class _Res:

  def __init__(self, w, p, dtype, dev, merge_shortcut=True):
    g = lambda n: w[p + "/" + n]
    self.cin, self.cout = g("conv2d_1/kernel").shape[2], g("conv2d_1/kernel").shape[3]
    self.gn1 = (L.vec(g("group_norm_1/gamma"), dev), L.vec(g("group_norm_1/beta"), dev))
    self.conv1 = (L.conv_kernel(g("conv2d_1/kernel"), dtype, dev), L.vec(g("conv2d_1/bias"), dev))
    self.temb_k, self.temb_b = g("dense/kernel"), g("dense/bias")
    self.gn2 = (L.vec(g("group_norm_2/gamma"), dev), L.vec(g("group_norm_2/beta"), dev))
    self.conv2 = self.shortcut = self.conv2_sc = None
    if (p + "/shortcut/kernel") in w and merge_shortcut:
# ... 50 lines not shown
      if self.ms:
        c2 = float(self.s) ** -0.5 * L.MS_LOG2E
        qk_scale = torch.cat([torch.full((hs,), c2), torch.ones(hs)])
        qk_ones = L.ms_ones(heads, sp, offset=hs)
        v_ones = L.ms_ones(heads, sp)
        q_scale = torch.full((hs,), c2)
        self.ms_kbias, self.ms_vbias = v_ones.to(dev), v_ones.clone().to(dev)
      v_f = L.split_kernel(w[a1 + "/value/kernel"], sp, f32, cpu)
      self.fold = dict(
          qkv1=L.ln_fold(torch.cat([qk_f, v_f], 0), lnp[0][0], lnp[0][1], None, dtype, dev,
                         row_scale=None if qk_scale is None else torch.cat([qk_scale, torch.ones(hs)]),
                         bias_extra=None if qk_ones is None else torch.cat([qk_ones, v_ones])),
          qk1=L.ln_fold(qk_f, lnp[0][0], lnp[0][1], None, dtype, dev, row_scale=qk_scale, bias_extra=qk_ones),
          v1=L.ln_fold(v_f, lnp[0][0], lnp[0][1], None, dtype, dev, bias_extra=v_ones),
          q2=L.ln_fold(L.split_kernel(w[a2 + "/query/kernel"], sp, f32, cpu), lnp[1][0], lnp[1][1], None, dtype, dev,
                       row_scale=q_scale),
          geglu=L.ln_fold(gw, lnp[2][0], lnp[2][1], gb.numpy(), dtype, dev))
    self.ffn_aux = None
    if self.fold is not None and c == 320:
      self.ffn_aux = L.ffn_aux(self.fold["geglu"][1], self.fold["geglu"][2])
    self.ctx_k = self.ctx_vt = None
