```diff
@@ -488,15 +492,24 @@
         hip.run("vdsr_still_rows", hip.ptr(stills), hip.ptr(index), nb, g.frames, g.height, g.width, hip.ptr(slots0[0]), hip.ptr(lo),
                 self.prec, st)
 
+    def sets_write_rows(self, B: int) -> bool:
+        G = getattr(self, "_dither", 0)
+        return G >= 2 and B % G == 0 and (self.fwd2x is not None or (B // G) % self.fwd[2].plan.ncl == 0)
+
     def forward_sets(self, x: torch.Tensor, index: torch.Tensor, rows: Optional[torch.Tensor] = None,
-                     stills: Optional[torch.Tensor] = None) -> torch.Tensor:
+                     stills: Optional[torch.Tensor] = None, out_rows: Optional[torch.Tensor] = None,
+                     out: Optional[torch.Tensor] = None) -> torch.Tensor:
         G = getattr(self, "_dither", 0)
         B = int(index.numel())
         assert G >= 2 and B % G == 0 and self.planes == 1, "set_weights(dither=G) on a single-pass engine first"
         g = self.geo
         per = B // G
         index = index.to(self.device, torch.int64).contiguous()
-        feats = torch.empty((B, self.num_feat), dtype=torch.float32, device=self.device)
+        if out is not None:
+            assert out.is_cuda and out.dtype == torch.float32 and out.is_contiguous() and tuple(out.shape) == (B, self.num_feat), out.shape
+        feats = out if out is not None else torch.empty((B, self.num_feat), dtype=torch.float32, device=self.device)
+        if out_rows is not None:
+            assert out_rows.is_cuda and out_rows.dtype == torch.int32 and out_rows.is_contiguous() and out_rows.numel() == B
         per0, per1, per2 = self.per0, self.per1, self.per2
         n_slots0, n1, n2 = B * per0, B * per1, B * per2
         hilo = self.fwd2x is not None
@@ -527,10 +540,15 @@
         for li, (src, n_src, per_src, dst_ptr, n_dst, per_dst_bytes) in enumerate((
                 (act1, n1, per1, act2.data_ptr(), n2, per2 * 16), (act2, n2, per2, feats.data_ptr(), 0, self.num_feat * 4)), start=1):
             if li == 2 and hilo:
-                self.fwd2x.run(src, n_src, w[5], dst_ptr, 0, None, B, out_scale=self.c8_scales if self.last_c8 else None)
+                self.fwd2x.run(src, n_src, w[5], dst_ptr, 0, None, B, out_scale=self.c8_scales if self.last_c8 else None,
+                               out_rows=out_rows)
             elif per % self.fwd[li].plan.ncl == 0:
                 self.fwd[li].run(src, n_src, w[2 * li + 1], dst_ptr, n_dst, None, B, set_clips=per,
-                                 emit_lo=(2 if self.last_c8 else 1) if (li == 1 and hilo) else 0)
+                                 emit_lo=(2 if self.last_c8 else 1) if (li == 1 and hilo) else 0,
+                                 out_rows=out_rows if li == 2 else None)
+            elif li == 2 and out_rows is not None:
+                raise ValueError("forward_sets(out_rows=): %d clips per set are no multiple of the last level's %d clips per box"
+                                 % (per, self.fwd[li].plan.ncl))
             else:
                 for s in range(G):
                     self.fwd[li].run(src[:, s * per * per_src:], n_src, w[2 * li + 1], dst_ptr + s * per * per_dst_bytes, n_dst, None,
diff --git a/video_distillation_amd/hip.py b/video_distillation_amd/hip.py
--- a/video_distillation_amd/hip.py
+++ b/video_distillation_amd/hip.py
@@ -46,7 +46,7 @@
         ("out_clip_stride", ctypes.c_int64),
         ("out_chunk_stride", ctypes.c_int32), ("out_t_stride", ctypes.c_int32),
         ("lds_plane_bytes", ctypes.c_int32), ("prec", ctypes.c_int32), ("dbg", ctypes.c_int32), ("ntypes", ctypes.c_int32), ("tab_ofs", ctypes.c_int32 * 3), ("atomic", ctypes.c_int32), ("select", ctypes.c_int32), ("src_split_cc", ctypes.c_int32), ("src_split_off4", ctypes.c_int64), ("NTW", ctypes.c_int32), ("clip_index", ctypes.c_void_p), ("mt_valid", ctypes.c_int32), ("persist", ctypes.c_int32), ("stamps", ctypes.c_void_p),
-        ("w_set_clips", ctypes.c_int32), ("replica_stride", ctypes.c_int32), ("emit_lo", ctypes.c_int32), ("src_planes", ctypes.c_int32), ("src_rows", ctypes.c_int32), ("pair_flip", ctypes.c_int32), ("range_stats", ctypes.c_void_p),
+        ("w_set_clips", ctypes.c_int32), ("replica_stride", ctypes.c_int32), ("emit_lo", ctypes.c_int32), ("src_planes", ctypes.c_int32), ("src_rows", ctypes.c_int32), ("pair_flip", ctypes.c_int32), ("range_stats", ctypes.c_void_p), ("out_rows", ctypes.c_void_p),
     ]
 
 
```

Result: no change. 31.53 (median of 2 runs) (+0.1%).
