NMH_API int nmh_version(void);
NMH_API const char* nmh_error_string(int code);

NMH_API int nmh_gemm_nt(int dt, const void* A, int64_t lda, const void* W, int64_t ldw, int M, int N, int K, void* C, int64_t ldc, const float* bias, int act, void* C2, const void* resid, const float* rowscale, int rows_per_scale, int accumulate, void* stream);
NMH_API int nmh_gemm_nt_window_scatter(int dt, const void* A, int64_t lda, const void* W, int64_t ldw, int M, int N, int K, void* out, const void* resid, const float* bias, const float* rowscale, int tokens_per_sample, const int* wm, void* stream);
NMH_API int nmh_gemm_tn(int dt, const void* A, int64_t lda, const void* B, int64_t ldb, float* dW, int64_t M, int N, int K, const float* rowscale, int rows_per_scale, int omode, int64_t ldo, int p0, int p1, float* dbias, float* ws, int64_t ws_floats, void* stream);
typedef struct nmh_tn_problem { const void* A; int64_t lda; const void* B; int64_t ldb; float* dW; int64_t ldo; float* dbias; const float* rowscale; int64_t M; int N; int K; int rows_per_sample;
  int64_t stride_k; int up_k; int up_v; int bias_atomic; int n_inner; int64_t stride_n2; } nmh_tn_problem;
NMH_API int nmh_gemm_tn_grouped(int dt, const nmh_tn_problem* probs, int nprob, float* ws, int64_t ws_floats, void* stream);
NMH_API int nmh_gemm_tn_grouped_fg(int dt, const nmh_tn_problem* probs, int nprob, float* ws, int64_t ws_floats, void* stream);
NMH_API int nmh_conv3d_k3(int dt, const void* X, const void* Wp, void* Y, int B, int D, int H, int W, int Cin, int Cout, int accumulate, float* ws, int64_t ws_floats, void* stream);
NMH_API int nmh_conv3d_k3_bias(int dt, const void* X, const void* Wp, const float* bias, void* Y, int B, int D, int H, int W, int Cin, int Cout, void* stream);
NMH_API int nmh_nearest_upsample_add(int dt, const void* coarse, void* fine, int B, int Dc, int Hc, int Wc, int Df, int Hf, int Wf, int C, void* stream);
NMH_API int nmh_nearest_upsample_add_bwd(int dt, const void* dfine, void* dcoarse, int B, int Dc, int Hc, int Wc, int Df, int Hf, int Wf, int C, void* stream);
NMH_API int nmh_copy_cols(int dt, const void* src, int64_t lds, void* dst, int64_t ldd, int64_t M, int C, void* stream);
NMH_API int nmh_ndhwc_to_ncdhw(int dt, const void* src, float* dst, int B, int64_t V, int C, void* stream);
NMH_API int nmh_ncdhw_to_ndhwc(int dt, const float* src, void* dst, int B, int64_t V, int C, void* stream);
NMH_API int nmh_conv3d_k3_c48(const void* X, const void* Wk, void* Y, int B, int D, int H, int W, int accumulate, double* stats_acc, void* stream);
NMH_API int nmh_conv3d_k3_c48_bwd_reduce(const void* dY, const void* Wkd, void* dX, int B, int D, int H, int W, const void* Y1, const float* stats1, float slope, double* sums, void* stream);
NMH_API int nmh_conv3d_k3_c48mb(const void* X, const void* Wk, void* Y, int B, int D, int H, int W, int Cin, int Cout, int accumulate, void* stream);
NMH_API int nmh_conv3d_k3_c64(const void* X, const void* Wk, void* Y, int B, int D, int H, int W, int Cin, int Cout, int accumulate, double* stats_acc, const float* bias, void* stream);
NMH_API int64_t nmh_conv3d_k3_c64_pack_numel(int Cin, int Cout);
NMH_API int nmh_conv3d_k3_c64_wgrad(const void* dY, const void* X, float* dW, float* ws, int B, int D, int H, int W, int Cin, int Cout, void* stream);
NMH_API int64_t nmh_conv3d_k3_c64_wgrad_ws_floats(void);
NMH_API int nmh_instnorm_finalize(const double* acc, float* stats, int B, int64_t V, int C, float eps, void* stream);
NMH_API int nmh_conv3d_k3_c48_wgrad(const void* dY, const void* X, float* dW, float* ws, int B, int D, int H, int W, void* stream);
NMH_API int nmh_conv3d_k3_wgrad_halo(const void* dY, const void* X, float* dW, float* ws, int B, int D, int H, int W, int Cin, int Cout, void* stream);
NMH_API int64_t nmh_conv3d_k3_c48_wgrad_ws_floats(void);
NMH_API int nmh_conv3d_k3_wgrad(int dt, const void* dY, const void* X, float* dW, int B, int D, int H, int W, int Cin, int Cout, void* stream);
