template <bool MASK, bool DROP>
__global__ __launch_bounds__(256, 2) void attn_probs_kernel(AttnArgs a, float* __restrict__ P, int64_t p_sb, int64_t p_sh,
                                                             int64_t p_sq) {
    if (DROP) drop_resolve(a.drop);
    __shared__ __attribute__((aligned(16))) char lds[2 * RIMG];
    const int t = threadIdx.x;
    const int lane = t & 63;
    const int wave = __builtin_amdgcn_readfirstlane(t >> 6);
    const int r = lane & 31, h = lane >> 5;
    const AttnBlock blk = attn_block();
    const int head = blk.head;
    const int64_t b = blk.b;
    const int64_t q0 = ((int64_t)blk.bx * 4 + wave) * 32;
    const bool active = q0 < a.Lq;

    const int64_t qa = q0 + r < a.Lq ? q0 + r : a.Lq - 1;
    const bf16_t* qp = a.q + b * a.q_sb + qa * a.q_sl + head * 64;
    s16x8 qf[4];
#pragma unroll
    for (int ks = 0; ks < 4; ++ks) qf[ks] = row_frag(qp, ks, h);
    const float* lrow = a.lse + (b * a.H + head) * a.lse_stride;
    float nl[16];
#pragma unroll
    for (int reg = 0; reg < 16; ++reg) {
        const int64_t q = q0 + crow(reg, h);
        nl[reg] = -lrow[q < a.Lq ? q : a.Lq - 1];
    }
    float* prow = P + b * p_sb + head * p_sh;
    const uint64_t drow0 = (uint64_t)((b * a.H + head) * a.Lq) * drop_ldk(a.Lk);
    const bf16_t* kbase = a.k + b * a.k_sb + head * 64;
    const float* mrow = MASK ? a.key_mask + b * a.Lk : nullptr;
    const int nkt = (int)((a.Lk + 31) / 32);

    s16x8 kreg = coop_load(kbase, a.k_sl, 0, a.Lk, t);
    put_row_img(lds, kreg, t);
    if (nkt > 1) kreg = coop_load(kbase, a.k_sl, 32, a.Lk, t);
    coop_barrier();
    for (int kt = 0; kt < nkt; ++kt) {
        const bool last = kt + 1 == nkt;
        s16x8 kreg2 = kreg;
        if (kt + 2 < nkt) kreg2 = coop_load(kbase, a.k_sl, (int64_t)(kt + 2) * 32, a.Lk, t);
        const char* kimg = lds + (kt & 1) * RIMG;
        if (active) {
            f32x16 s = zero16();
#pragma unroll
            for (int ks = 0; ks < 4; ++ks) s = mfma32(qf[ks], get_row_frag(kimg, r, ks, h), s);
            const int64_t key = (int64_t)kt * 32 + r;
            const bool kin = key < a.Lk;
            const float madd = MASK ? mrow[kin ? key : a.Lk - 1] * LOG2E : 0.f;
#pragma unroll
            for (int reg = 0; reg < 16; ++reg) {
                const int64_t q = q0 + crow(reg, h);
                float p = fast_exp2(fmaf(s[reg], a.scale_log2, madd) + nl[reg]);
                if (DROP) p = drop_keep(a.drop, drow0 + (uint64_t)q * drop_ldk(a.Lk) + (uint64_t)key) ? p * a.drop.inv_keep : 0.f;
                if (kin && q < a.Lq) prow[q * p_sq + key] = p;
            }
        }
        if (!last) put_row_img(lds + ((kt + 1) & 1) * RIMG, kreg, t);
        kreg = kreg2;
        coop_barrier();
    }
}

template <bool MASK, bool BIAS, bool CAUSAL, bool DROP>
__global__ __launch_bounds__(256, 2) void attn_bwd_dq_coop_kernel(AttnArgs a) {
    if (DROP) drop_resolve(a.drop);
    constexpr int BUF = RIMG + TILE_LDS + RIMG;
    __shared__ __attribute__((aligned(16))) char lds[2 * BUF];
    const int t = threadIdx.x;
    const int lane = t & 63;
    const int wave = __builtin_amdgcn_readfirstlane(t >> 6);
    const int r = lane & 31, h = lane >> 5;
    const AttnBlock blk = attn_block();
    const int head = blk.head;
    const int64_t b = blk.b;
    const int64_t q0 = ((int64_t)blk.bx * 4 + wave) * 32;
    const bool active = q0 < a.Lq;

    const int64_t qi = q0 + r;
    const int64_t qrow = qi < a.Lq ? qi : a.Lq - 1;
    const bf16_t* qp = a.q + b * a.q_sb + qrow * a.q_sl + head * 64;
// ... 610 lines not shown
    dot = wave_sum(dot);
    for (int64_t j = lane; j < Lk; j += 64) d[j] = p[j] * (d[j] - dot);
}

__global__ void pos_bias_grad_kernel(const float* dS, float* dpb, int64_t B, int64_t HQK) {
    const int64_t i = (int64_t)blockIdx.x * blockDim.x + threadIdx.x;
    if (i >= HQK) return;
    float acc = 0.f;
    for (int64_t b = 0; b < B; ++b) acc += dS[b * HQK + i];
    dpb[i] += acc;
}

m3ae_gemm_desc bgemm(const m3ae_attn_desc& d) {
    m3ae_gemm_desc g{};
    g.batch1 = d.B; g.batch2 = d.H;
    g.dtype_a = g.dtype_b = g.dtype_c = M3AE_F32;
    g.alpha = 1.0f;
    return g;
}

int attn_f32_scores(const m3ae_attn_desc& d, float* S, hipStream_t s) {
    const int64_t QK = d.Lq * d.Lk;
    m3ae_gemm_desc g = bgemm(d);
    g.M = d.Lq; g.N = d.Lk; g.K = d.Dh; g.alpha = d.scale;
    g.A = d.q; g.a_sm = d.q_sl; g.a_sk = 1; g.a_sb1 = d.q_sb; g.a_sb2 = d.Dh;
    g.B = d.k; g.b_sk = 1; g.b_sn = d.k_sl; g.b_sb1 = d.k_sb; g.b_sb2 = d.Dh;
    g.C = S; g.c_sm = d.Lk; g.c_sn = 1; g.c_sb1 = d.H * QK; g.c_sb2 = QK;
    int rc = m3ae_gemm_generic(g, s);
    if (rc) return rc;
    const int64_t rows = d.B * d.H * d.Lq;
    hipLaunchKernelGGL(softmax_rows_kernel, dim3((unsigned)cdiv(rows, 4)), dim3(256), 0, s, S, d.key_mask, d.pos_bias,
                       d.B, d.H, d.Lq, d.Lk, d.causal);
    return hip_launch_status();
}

------------------------------------

> **Task directions**:
If a line in the entries contains "shown", copy it.

> **Response below**:
# ... 50 lines not shown
// ... 610 lines not shown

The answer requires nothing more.